(Saved data entries)
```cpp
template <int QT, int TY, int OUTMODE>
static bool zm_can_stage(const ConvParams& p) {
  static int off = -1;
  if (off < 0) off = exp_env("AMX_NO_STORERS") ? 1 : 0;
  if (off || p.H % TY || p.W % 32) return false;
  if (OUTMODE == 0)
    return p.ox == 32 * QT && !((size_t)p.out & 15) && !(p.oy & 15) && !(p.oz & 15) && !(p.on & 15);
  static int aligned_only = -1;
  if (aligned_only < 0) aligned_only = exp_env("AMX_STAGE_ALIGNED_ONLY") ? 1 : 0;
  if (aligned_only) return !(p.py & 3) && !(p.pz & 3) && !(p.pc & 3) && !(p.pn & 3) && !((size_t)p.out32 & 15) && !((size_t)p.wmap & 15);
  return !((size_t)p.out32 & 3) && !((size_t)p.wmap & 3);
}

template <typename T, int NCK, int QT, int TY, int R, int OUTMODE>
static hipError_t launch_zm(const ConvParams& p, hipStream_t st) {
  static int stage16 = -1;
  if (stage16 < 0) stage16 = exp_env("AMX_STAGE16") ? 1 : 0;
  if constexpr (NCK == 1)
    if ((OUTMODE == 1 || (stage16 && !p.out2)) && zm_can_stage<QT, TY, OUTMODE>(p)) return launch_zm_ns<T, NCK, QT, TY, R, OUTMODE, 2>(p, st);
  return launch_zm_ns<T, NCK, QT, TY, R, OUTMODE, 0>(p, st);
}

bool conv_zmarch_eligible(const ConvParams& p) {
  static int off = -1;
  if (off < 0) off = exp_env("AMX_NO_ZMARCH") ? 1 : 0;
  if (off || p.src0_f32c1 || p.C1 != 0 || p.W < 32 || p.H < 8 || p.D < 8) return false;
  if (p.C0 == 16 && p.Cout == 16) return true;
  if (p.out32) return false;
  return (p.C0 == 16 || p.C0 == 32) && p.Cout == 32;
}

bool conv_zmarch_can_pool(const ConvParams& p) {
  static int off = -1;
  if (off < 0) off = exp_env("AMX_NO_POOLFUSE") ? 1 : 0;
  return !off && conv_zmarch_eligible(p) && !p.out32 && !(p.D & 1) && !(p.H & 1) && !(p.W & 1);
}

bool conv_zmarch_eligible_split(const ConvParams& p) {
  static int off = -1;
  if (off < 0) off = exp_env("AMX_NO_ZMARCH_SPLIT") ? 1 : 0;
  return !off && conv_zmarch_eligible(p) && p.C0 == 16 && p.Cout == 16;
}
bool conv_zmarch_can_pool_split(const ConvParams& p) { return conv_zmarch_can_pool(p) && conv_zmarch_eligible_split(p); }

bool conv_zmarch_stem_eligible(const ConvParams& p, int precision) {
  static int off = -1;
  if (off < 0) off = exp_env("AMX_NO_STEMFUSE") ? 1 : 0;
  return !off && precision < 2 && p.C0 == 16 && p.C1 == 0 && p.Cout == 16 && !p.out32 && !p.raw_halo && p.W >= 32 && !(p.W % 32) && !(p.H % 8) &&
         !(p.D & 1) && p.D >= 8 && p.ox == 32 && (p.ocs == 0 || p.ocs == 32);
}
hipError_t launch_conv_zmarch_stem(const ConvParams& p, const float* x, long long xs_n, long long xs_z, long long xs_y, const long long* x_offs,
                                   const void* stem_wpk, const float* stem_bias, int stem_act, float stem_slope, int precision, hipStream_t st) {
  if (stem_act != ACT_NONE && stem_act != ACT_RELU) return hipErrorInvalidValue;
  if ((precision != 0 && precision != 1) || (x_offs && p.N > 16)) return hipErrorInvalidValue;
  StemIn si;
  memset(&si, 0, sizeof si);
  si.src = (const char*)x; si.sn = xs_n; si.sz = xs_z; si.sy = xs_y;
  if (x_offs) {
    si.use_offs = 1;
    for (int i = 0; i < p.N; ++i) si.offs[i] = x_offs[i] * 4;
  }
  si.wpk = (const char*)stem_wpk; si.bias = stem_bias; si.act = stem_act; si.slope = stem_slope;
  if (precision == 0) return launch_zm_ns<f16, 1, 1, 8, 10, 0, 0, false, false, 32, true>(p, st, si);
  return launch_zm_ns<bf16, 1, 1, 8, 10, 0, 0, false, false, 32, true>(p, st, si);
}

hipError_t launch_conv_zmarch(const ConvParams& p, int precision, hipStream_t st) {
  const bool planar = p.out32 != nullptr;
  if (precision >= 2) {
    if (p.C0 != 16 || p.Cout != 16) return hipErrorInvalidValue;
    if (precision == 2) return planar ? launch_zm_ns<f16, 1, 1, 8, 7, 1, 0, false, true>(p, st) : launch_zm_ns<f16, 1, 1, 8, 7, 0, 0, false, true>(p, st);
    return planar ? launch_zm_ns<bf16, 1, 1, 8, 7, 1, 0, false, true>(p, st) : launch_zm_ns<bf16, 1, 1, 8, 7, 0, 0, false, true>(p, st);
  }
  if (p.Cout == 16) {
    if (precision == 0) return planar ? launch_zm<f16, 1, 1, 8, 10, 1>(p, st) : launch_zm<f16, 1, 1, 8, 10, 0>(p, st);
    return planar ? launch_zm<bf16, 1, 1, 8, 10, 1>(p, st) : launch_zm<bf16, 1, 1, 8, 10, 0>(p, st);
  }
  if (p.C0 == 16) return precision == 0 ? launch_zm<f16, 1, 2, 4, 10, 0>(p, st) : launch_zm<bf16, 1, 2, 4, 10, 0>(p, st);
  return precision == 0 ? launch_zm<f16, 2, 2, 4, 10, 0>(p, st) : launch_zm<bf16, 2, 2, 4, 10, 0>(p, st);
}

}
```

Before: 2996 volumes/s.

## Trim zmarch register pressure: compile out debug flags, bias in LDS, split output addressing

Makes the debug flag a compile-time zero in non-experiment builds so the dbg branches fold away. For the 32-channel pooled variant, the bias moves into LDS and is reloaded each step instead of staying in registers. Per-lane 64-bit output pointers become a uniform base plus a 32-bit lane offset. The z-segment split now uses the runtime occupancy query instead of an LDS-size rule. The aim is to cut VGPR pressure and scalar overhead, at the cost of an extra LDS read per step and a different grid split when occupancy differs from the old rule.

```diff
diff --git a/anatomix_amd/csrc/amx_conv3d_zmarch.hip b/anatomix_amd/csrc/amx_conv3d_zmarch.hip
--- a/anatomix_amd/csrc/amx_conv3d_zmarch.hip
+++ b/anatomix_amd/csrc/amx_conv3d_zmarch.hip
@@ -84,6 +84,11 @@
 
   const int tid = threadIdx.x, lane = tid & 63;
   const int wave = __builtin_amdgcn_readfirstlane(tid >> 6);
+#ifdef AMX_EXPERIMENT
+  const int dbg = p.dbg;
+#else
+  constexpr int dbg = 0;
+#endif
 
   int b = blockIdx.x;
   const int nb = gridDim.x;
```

### What the task requires
Scan the lines above for "hipErrorInvalidValue", then copy every one that has it.

### Solution to the problem
  if (stem_act != ACT_NONE && stem_act != ACT_RELU) return hipErrorInvalidValue;
  if ((precision != 0 && precision != 1) || (x_offs && p.N > 16)) return hipErrorInvalidValue;
    if (p.C0 != 16 || p.Cout != 16) return hipErrorInvalidValue;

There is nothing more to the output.